Two weeks ago, Antonio Cangiano compared the
performance of different ruby implementations using Ruby 1.9 (YARV)'s benchmark suite. His numbers got me thinking: all alternative implementations performed badly -- most are even way slower than ruby 1.8.5. Does it signal that JVM and .NET are bad platform for Ruby language?
With this doubt I tried the benchmark with XRuby. XRuby is a ruby compiler. Unlike other implementations, it generates Java bytecode that run directly on JVM. But at first the numbers are not impressive: the 0.1.2 version is still slower than Ruby 1.8.5 in most of the cases.
Maybe I should mention that the XRuby team had done virtually nothing for performance before, and we would avoid optimization as long as possible if it makes our code complicated. But after doing some measurements, it turns out our bad performance are largely caused by a logic 'error': as we know Ruby Fixnum can not have singleton methods, but in 0.1.2 it still lookup an empty method table. And along with some bad code practices (iterating an empty ArrayList without checking if it is empty first etc), it makes method lookup much slower than it should be.
I fixed the problem by adding about 10 lines of code, and got great result:
In most benchmarks, XRuby 0.1.3 is faster than Ruby 1.8.5. For some, faster in a significant way. There are still some tests in which we are slower, but it looks like caused by poorly implemented builtin.

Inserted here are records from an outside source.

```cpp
static int gemm_nt_impl(const void* A, int lda, const void* B, int ldb, void* C, int ldc,
                        int M, int N, int K, const float* bias, const void* residual, int ldr,
                        void* aux, int ldaux, const int* a_rowmap, const int* c_rowmap,
                        const int* tiles, const int* tile_count, int max_tiles,
                        long long strideB, long long strideBias, float alpha, int epi,
                        int out_f32, int col_perm, const int* m_dev, hipStream_t stream) {
  if (!A || !B || !C) return MM_ERR_ARG;
  if (M <= 0 || N <= 0 || K <= 0 || (K % 32) != 0 || (N % 4) != 0) return MM_ERR_SHAPE;
  if ((lda % 8) || (ldb % 8) || (ldc % 4) || (residual && (ldr % 4)) || (aux && (ldaux % 4))) return MM_ERR_SHAPE;
  if (epi < 0 || epi > EPI_MUL_AUX) return MM_ERR_ARG;
  if ((epi == EPI_MUL_DGELU || epi == EPI_MUL_DRELU || epi == EPI_MUL_AUX) && !aux) return MM_ERR_ARG;
  if (tiles && (!tile_count || max_tiles <= 0)) return MM_ERR_ARG;
  GemmNTArgs p;
  p.A = (const bf16_t*)A; p.B = (const bf16_t*)B; p.C = C;
  p.bias = bias; p.residual = (const bf16_t*)residual; p.aux = (bf16_t*)aux;
  p.a_rowmap = a_rowmap; p.c_rowmap = c_rowmap; p.tiles = (const int4*)tiles; p.tile_count = tile_count;
  p.strideB = strideB; p.strideBias = strideBias;
  p.M = M; p.N = N; p.K = K; p.lda = lda; p.ldb = ldb; p.ldc = ldc; p.ldr = ldr; p.ldaux = ldaux;
  p.n_tiles_n = (N + BN - 1) / BN;
  p.alpha = alpha; p.epi = epi; p.out_f32 = out_f32; p.col_perm = col_perm; p.m_dev = m_dev;
  const bool fits32 = (long long)M * lda * 2 < (1ll << 32) && (long long)N * ldb * 2 < (1ll << 32);
  const bool plain = !tiles && !a_rowmap && !c_rowmap && !col_perm && M >= 4 * BM2 && g_use_nt256 && (K % BK) == 0;
  const bool big = plain && K >= 3 * BK && fits32;
  const bool tile32 = 256ll * lda * 2 < (1ll << 32) && 256ll * ldb * 2 < (1ll << 32);
  const bool pitch24 = 2ll * lda < (1ll << 24) && 2ll * ldb < (1ll << 24);
  const long long t512 = (long long)((M + 255) / 256) * ((N + 255) / 256), t256 = (long long)((M + 255) / 256) * ((N + 127) / 128);
  const double fill512 = (double)t512 / (double)(((t512 + 255) / 256) * 256), fill256 = (double)t256 / (double)(((t256 + 255) / 256) * 256);
  if (plain && tile32 && g_use_nt512 && K >= 128 && N >= 512 && (!big || fill512 * 1.35 >= fill256)) {
    p.max_tiles_m = (M + 255) / 256;
    p.n_tiles_n = (N + 255) / 256;
    const int grid = min(p.max_tiles_m * p.n_tiles_n, g_nt_max_grid);
    int spec = -1;
    if ((N & 7) == 0 && alpha == 1.f && epi != EPI_RELU && epi != EPI_MUL_DRELU) spec = NT_SPEC(epi, bias ? 1 : 0, residual ? 1 : 0, aux ? 1 : 0) | (out_f32 ? 64 : 0);
    if (g_use_nt4w && spec >= 0 && pitch24) {
      bool done = true;
      switch (spec) {
#define NT_CASE(s) case s: hipLaunchKernelGGL(gemm_nt4w_kernel<s>, dim3(grid), dim3(256), 0, stream, p); break;
        NT_CASE(NT_SPEC(EPI_NONE, 0, 0, 0))
        NT_CASE(NT_SPEC(EPI_NONE, 1, 0, 0))
        NT_CASE(NT_SPEC(EPI_NONE, 1, 1, 0))
        NT_CASE(NT_SPEC(EPI_NONE, 0, 1, 0))
        NT_CASE(NT_SPEC(EPI_GELU, 1, 0, 1))
        NT_CASE(NT_SPEC(EPI_GELU, 1, 0, 0))
        NT_CASE(NT_SPEC(EPI_MUL_DGELU, 0, 0, 1))
        NT_CASE(NT_SPEC(EPI_GELU_DAUX, 1, 0, 1))
        NT_CASE(NT_SPEC(EPI_MUL_AUX, 0, 0, 1))
        NT_CASE(NT_SPEC(EPI_NONE, 0, 0, 0) | 64)
#undef NT_CASE
        default: done = false; break;
      }
      if (done) { g_last_nt_kernel = 4; return mm_check_launch(); }
    }
    g_last_nt_kernel = 2;
    switch (spec) {
#define NT_CASE(s) case s: hipLaunchKernelGGL((gemm_nt512_kernel<s, false>), dim3(grid), dim3(512), 0, stream, p); break;
      NT_CASE(NT_SPEC(EPI_NONE, 0, 0, 0))
      NT_CASE(NT_SPEC(EPI_NONE, 1, 0, 0))
      NT_CASE(NT_SPEC(EPI_NONE, 1, 1, 0))
      NT_CASE(NT_SPEC(EPI_NONE, 0, 1, 0))
      NT_CASE(NT_SPEC(EPI_GELU, 1, 0, 1))
      NT_CASE(NT_SPEC(EPI_GELU, 1, 0, 0))
      NT_CASE(NT_SPEC(EPI_MUL_DGELU, 0, 0, 1))
      NT_CASE(NT_SPEC(EPI_GELU_DAUX, 1, 0, 1))
      NT_CASE(NT_SPEC(EPI_MUL_AUX, 0, 0, 1))
      NT_CASE(NT_SPEC(EPI_NONE, 0, 0, 0) | 64)
#undef NT_CASE
      default: hipLaunchKernelGGL((gemm_nt512_kernel<-1, false>), dim3(grid), dim3(512), 0, stream, p); break;
    }
    return mm_check_launch();
  }
  if (big) {
    g_last_nt_kernel = 1;
    p.max_tiles_m = (M + BM2 - 1) / BM2;
    const int grid = min(p.max_tiles_m * p.n_tiles_n, 256);
    int spec = -1;
    if ((N & 7) == 0 && alpha == 1.f && epi != EPI_RELU && epi != EPI_MUL_DRELU) spec = NT_SPEC(epi, bias ? 1 : 0, residual ? 1 : 0, aux ? 1 : 0) | (out_f32 ? 64 : 0);
    switch (spec) {
#define NT_CASE(s) case s: hipLaunchKernelGGL(gemm_nt256_kernel<s>, dim3(grid), dim3(512), 0, stream, p); break;
      NT_CASE(NT_SPEC(EPI_NONE, 0, 0, 0))
      NT_CASE(NT_SPEC(EPI_NONE, 1, 0, 0))
      NT_CASE(NT_SPEC(EPI_NONE, 1, 1, 0))
      NT_CASE(NT_SPEC(EPI_NONE, 0, 1, 0))
      NT_CASE(NT_SPEC(EPI_GELU, 1, 0, 1))
      NT_CASE(NT_SPEC(EPI_GELU, 1, 0, 0))
      NT_CASE(NT_SPEC(EPI_MUL_DGELU, 0, 0, 1))
      NT_CASE(NT_SPEC(EPI_GELU_DAUX, 1, 0, 1))
      NT_CASE(NT_SPEC(EPI_MUL_AUX, 0, 0, 1))
#undef NT_CASE
      default: hipLaunchKernelGGL(gemm_nt256_kernel<-1>, dim3(grid), dim3(512), 0, stream, p); break;
    }
    return mm_check_launch();
  }
  if (g_use_nt_direct && !tiles && !a_rowmap && !c_rowmap && !col_perm && !m_dev && (K & 63) == 32 && K <= 288 && M >= 4096) {
    const long long waves = (long long)((M + 63) / 64) * ((N + 63) / 64);
    const dim3 dgrid((unsigned)((waves + 3) / 4));
    g_last_nt_kernel = 6;
    int spec = -1;
    if ((N & 7) == 0 && alpha == 1.f && !out_f32 && epi != EPI_RELU && epi != EPI_MUL_DRELU) spec = NT_SPEC(epi, bias ? 1 : 0, residual ? 1 : 0, aux ? 1 : 0);
    switch (spec) {
#define NT_CASE(s) case s: hipLaunchKernelGGL(gemm_nt_direct_kernel<s>, dgrid, dim3(256), 0, stream, p); break;
      NT_CASE(NT_SPEC(EPI_NONE, 0, 0, 0))
      NT_CASE(NT_SPEC(EPI_NONE, 1, 0, 0))
      NT_CASE(NT_SPEC(EPI_NONE, 1, 1, 0))
      NT_CASE(NT_SPEC(EPI_GELU_DAUX, 1, 0, 1))
      NT_CASE(NT_SPEC(EPI_MUL_AUX, 0, 0, 1))
#undef NT_CASE
      default: hipLaunchKernelGGL(gemm_nt_direct_kernel<-1>, dgrid, dim3(256), 0, stream, p); break;
    }
    return mm_check_launch();
  }
  p.max_tiles_m = tiles ? max_tiles : (M + BM - 1) / BM;
  const int grid = min(p.max_tiles_m * p.n_tiles_n, 2 * 256);
  g_last_nt_kernel = 0;
  hipLaunchKernelGGL(gemm_nt_kernel, dim3(grid), dim3(256), 0, stream, p);
  return mm_check_launch();
}

struct GemmTNArgs {
  const bf16_t* G; const bf16_t* X; float* dW; float* db;
  const int* x_rowmap; const int* g_rowmap; const int* row_off;
  long long strideW; long long strideDb;
  int M, Nn, Kk, ldg, ldx, ldw;
  int tiles_n, tiles_k, nsplit, n_groups;
  long long gcol_stride, xcol_stride;
  long long g_chunk_stride; int g_chunk_w;
  const float* gscale; long long gscale_gstride; int gscale_ld;
  float* partial;
  float* db_partial = nullptr;
};

template <bool MAPPED>
__global__ __launch_bounds__(256) void gemm_tn_kernel(GemmTNArgs p) {
  __shared__ __attribute__((aligned(16))) char smem[2 * 32768];
  const int tid = threadIdx.x, lane = tid & 63, wid = tid >> 6;
  const int wn = wid >> 1, wk = wid & 1;
  int id = xcd_remap(blockIdx.x, gridDim.x);
  const int tile_k = id % p.tiles_k; id /= p.tiles_k;
  const int tile_n = id % p.tiles_n; id /= p.tiles_n;
  const int split = id % p.nsplit;
  const int group = id / p.nsplit;
  int r0 = 0, r1 = p.M;
  if (p.row_off) { r0 = p.row_off[group]; r1 = p.row_off[group + 1]; }
  const int chunk = (((r1 - r0 + p.nsplit - 1) / p.nsplit) + BK - 1) / BK * BK;
  const int ms = r0 + split * chunk;
  const int me = min(r1, ms + chunk);
  if (ms >= me) return;
  const int n0 = tile_n * 128, k0 = tile_k * 128;

  const int srow = wid * 4 + (lane >> 4);
  const int schunk = lane & 15;
  const int lds_off = srow * 256 + ((schunk ^ ((srow & 3) << 2)) << 4);
  const bool g_col_ok = (n0 + schunk * 8) < p.Nn;
  const bool x_col_ok = (k0 + schunk * 8) < p.Kk;
// ... 1349 lines not shown
```

medmoe_amd/csrc/moe.hip:

```cpp
#include "common.h"

__global__ __launch_bounds__(256) void mean_tokens_kernel(const bf16_t* __restrict__ x, float* __restrict__ out, int Nt,
                                                          int D, int t0, int cnt) {
#pragma clang fp contract(off)
  const int b = blockIdx.x, col = blockIdx.y * 512 + threadIdx.x * 2;
  if (col >= D) return;
  float a0 = 0.f, a1 = 0.f;
  for (int t = t0; t < t0 + cnt; ++t) {
    const uint32_t v = *(const uint32_t*)(x + ((long long)b * Nt + t) * D + col);
    a0 = a0 + __uint_as_float(v << 16);
    a1 = a1 + __uint_as_float(v & 0xffff0000u);
  }
  out[(long long)b * D + col] = a0 / (float)cnt;
  out[(long long)b * D + col + 1] = a1 / (float)cnt;
}

extern "C" int medmoe_mean_tokens(const void* x, float* out, int B, int Nt, int D, int t0, int cnt,
                                  hipStream_t stream) {
  if (!x || !out) return MM_ERR_ARG;
  if (B <= 0 || D <= 0 || (D % 2) || t0 < 0 || cnt <= 0 || t0 + cnt > Nt) return MM_ERR_SHAPE;
  hipLaunchKernelGGL(mean_tokens_kernel, dim3(B, (D + 511) / 512), dim3(256), 0, stream, (const bf16_t*)x, out, Nt, D, t0, cnt);
  return mm_check_launch();
}

// ... 159 lines not shown
                     ce_scale, dlogits, dh, loss_acc, B, Hd, E, k, parts);
  mm_launch_det_sum(parts, B, 2, loss_acc, stream);
  return mm_check_launch();
}

__global__ __launch_bounds__(256) void router_eval_kernel(const float* __restrict__ probs, const int* __restrict__ labels,
                                                          float* __restrict__ loss_acc, int B, int E) {
  __shared__ float sl[256];
  __shared__ int sh[256];
  const int j = threadIdx.x;
  float loss = 0.f;
  int hits = 0;
  for (int b = j; b < B; b += 256) {
    const float* p = probs + (long long)b * E;
    float m = p[0];
    int am = 0;
    for (int e = 1; e < E; ++e) { m = fmaxf(m, p[e]); if (p[e] > p[am]) am = e; }
    float s = 0.f;
    for (int e = 0; e < E; ++e) s += __expf(p[e] - m);
    const int lab = labels[b];
    if (lab >= 0 && lab < E) loss += -__logf(__expf(p[lab] - m) / s) / (float)B;
    hits += am == lab;
  }
  sl[j] = loss; sh[j] = hits;
  __syncthreads();
  for (int o = 128; o > 0; o >>= 1) {
    if (j < o) { sl[j] += sl[j + o]; sh[j] += sh[j + o]; }
    __syncthreads();
  }
  if (j == 0) {
    float acc = 0.f;
    for (int n = 0; n < sh[0]; ++n) acc += 1.f / (float)B;
    loss_acc[0] = sl[0];
    loss_acc[1] = acc;
  }
}

extern "C" int medmoe_router_eval(const float* probs, const int* labels, float* loss_acc, int B, int E, hipStream_t stream) {
  if (!probs || !labels || !loss_acc) return MM_ERR_ARG;
  if (B <= 0 || E <= 0 || E > ROUTER_MAX_E) return MM_ERR_SHAPE;
  hipLaunchKernelGGL(router_eval_kernel, dim3(1), dim3(256), 0, stream, probs, labels, loss_acc, B, E);
  return mm_check_launch();
}

__global__ __launch_bounds__(256) void sgemm_kernel(const float* __restrict__ A, const float* __restrict__ Bm,
                                                    float* __restrict__ C, int M, int N, int K, long long sam,
                                                    long long sak, long long sbk, long long sbn, long long ldc,
                                                    float alpha, float beta) {
  __shared__ float sA[16][65], sB[16][65];
  const int tx = threadIdx.x & 15, ty = threadIdx.x >> 4;
  const int m0 = blockIdx.y * 64, n0 = blockIdx.x * 64;
  float acc[4][4] = {};
  for (int k0 = 0; k0 < K; k0 += 16) {
    for (int i = threadIdx.x; i < 64 * 16; i += 256) {
      const int kk = i & 15, r = i >> 4;
      sA[kk][r] = (m0 + r < M && k0 + kk < K) ? A[(long long)(m0 + r) * sam + (long long)(k0 + kk) * sak] : 0.f;
      sB[kk][r] = (n0 + r < N && k0 + kk < K) ? Bm[(long long)(k0 + kk) * sbk + (long long)(n0 + r) * sbn] : 0.f;
    }
    __syncthreads();
#pragma unroll
    for (int kk = 0; kk < 16; ++kk) {
      float a[4], b[4];
#pragma unroll
      for (int i = 0; i < 4; ++i) { a[i] = sA[kk][ty * 4 + i]; b[i] = sB[kk][tx * 4 + i]; }
#pragma unroll
      for (int i = 0; i < 4; ++i)
#pragma unroll
        for (int jn = 0; jn < 4; ++jn) acc[i][jn] += a[i] * b[jn];
    }
    __syncthreads();
  }
#pragma unroll
  for (int i = 0; i < 4; ++i)
#pragma unroll
    for (int jn = 0; jn < 4; ++jn) {
      const int m = m0 + ty * 4 + i, n = n0 + tx * 4 + jn;
      if (m < M && n < N) {
        float* c = C + (long long)m * ldc + n;
        *c = alpha * acc[i][jn] + (beta != 0.f ? beta * (*c) : 0.f);
      }
    }
}

extern "C" int medmoe_sgemm(const float* A, const float* Bm, float* C, int M, int N, int K, long long sam,
                            long long sak, long long sbk, long long sbn, long long ldc, float alpha, float beta,
                            hipStream_t stream) {
  if (!A || !Bm || !C) return MM_ERR_ARG;
  if (M <= 0 || N <= 0 || K <= 0) return MM_ERR_SHAPE;
  hipLaunchKernelGGL(sgemm_kernel, dim3((N + 63) / 64, (M + 63) / 64), dim3(256), 0, stream, A, Bm, C, M, N, K, sam,
                     sak, sbk, sbn, ldc, alpha, beta);
  return mm_check_launch();
}

__global__ __launch_bounds__(256) void dispatch_kernel(const int* __restrict__ idx, int n_items, int E, int P,
                                                       int* __restrict__ slot_of, int* __restrict__ item_of_slot,
                                                       int* __restrict__ expert_of_slot, int* __restrict__ row_off,
                                                       int* __restrict__ tiles, int* __restrict__ tile_count,
                                                       int max_tiles) {
  __shared__ unsigned short cnt[256][ROUTER_MAX_E];
  __shared__ int off[ROUTER_MAX_E + 1], t128[ROUTER_MAX_E + 1], t256[ROUTER_MAX_E + 1];
  const int tid = threadIdx.x;
  const int per = (n_items + 255) / 256;
  const int lo = min(tid * per, n_items), hi = min(lo + per, n_items);
  for (int e = 0; e < E; ++e) cnt[tid][e] = 0;
  for (int i = lo; i < hi; ++i) cnt[tid][idx[i]] += 1;
  __syncthreads();
  if (tid < E) {
    int run = 0;
    for (int t = 0; t < 256; ++t) { const int c = cnt[t][tid]; cnt[t][tid] = (unsigned short)run; run += c; }
    t128[tid + 1] = run;
  }
  __syncthreads();
  if (tid == 0) {
    off[0] = 0;
    for (int e = 0; e < E; ++e) off[e + 1] = off[e] + t128[e + 1];
    t128[0] = 0; t256[0] = 0;
    for (int e = 0; e < E; ++e) {
      const int rows = (off[e + 1] - off[e]) * P;
      t128[e + 1] = t128[e] + (rows + 127) / 128;
      t256[e + 1] = t256[e] + (rows + 255) / 256;
    }
    tile_count[0] = min(t128[E], max_tiles);
    tile_count[1] = min(t256[E], max_tiles);
  }
  __syncthreads();
  if (tid <= E) row_off[tid] = off[tid] * P;
  for (int i = lo; i < hi; ++i) {
    const int e = idx[i];
    const int s = off[e] + cnt[tid][e]++;
    slot_of[i] = s; item_of_slot[s] = i; expert_of_slot[s] = e;
  }
  int* tiles2 = tiles + max_tiles * 4;
  for (int e = 0; e < E; ++e) {
    const int r0 = off[e] * P, r1 = off[e + 1] * P;
    for (int t = tid; t128[e] + t < min(t128[e + 1], max_tiles); t += 256) {
      int* q = tiles + (t128[e] + t) * 4;
      q[0] = e; q[1] = r0 + t * 128; q[2] = r1; q[3] = 0;
    }
    for (int t = tid; t256[e] + t < min(t256[e + 1], max_tiles); t += 256) {
      int* q = tiles2 + (t256[e] + t) * 4;
      q[0] = e; q[1] = r0 + t * 256; q[2] = r1; q[3] = 0;
    }
  }
}

__global__ __launch_bounds__(256) void rowmap_kernel(const int* __restrict__ item_of_slot, int k, int P, int Nt,
                                                     int R, int* __restrict__ rowmap) {
  for (int r = blockIdx.x * 256 + threadIdx.x; r < R; r += gridDim.x * 256) {
    const int s = r / P, p = r - s * P;
    rowmap[r] = (item_of_slot[s] / k) * Nt + 1 + p;
  }
}

extern "C" int medmoe_dispatch(const int* idx, int B, int k, int E, int P, int Nt, int* slot_of, int* item_of_slot,
                               int* expert_of_slot, int* row_off, int* tiles, int* tile_count, int max_tiles,
                               int* rowmap, hipStream_t stream) {
  if (!idx || !slot_of || !item_of_slot || !expert_of_slot || !row_off || !tiles || !tile_count || !rowmap) return MM_ERR_ARG;
  if (B <= 0 || k < 1 || E < 1 || E > ROUTER_MAX_E || P <= 0 || Nt < P + 1 || (long long)B * k >= 65536) return MM_ERR_SHAPE;
  const int R = B * k * P;
  if (max_tiles < (R + 127) / 128 + E) return MM_ERR_SHAPE;
  hipLaunchKernelGGL(dispatch_kernel, dim3(1), dim3(256), 0, stream, idx, B * k, E, P, slot_of, item_of_slot,
                     expert_of_slot, row_off, tiles, tile_count, max_tiles);
  hipLaunchKernelGGL(rowmap_kernel, dim3(min((R + 255) / 256, 2048)), dim3(256), 0, stream, item_of_slot, k, P, Nt, R, rowmap);
  return mm_check_launch();
}

#define SA_S 4
template <int DCH, int HCH>
__global__ __launch_bounds__(256) void scale_attn_fwd_kernel(const bf16_t* __restrict__ G, const bf16_t* __restrict__ H1,
                                                             const float* __restrict__ w2, const float* __restrict__ b2,
                                                             const int* __restrict__ expert_of_slot, int P,
                                                             bf16_t* __restrict__ out, float* __restrict__ wts, int R,
                                                             int Do, int Dh) {
// ... 486 lines not shown
```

The following table shows the benchmark result for XRuby 0.1.3. The best part is:
we did it without a method cache. YARV is still faster than XRuby, but we have lots of room to improve too.
>java -Xmx512m -jar xruby-0.1.3.jar benchmark\run.rb
Test | Ruby 1.8.5 | XRuby 0.1.3 |
bm_app_answer.rb | fail | fail |
bm_app_factorial.rb | fail | fail |
bm_app_fib.rb | 20.02 | 12.29 |
bm_app_mandelbrot.rb | 7.099 | 8.252 |
bm_app_pentomino.rb | 289.8 | 538.5 |
bm_app_raise.rb | 4.846 | 3.986 |
bm_app_strconcat.rb | 5.898 | 3.234 |
bm_app_tak.rb | 26.14 | 22.12 |
bm_app_tarai.rb | 20.89 | 18.35 |
bm_loop_times.rb | 14.28 | 19.30 |
bm_loop_whileloop.rb | 26.03 | 19.27 |
bm_loop_whileloop2.rb | 5.257 | 4.786 |
bm_so_ackermann.rb | fail | fail |
bm_so_array.rb | 19.17 | 46.84 |
bm_so_concatenate.rb | 5.727 | 9.684 |
bm_so_count_words.rb | 2.944 | 45.50 |
bm_so_exception.rb | 9.793 | 7.399 |
bm_so_lists.rb | 3.666 | 24.59 |
bm_so_matrix.rb | 6.249 | 8.452 |
bm_so_nested_loop.rb | 15.17 | 13.45 |
bm_so_object.rb | 21.49 | 7.991 |
bm_so_random.rb | 6.169 | 5.888 |
bm_so_sieve.rb | 2.042 | 2.753 |
bm_vm1_block.rb | 64.57 | 38.69 |
bm_vm1_const.rb | 47.47 | 25.57 |
bm_vm1_ensure.rb | 45.54 | 20.01 |
bm_vm1_length.rb | 55.50 | 40.89 |
bm_vm1_rescue.rb | 39.61 | 20.64 |
bm_vm1_simplereturn.rb | 56.02 | 29.06 |
bm_vm1_swap.rb | 76.35 | 30.52 |
bm_vm2_array.rb | 19.34 | 8.532 |
bm_vm2_method.rb | 33.72 | 19.63 |
bm_vm2_poly_method.rb | 45.23 | 20.62 |
bm_vm2_poly_method_ov.rb | 12.64 | 8.261 |
bm_vm2_proc.rb | 21.08 | 17.86 |
bm_vm2_regexp.rb | 13.09 | 30.87 |
bm_vm2_send.rb | 11.71 | 15.75 |
bm_vm2_super.rb | 13.92 | 7.510 |
bm_vm2_unif1.rb | 11.30 | 8.292 |
bm_vm2_zsuper.rb | 15.71 | 7.740 |
bm_vm3_thread_create_join.rb | 0.110 | 1.331 |
* The test environment is Intel Pentium M 1G CPU, 1G Memory, Windows XP SP2, Java 1.5.0_09.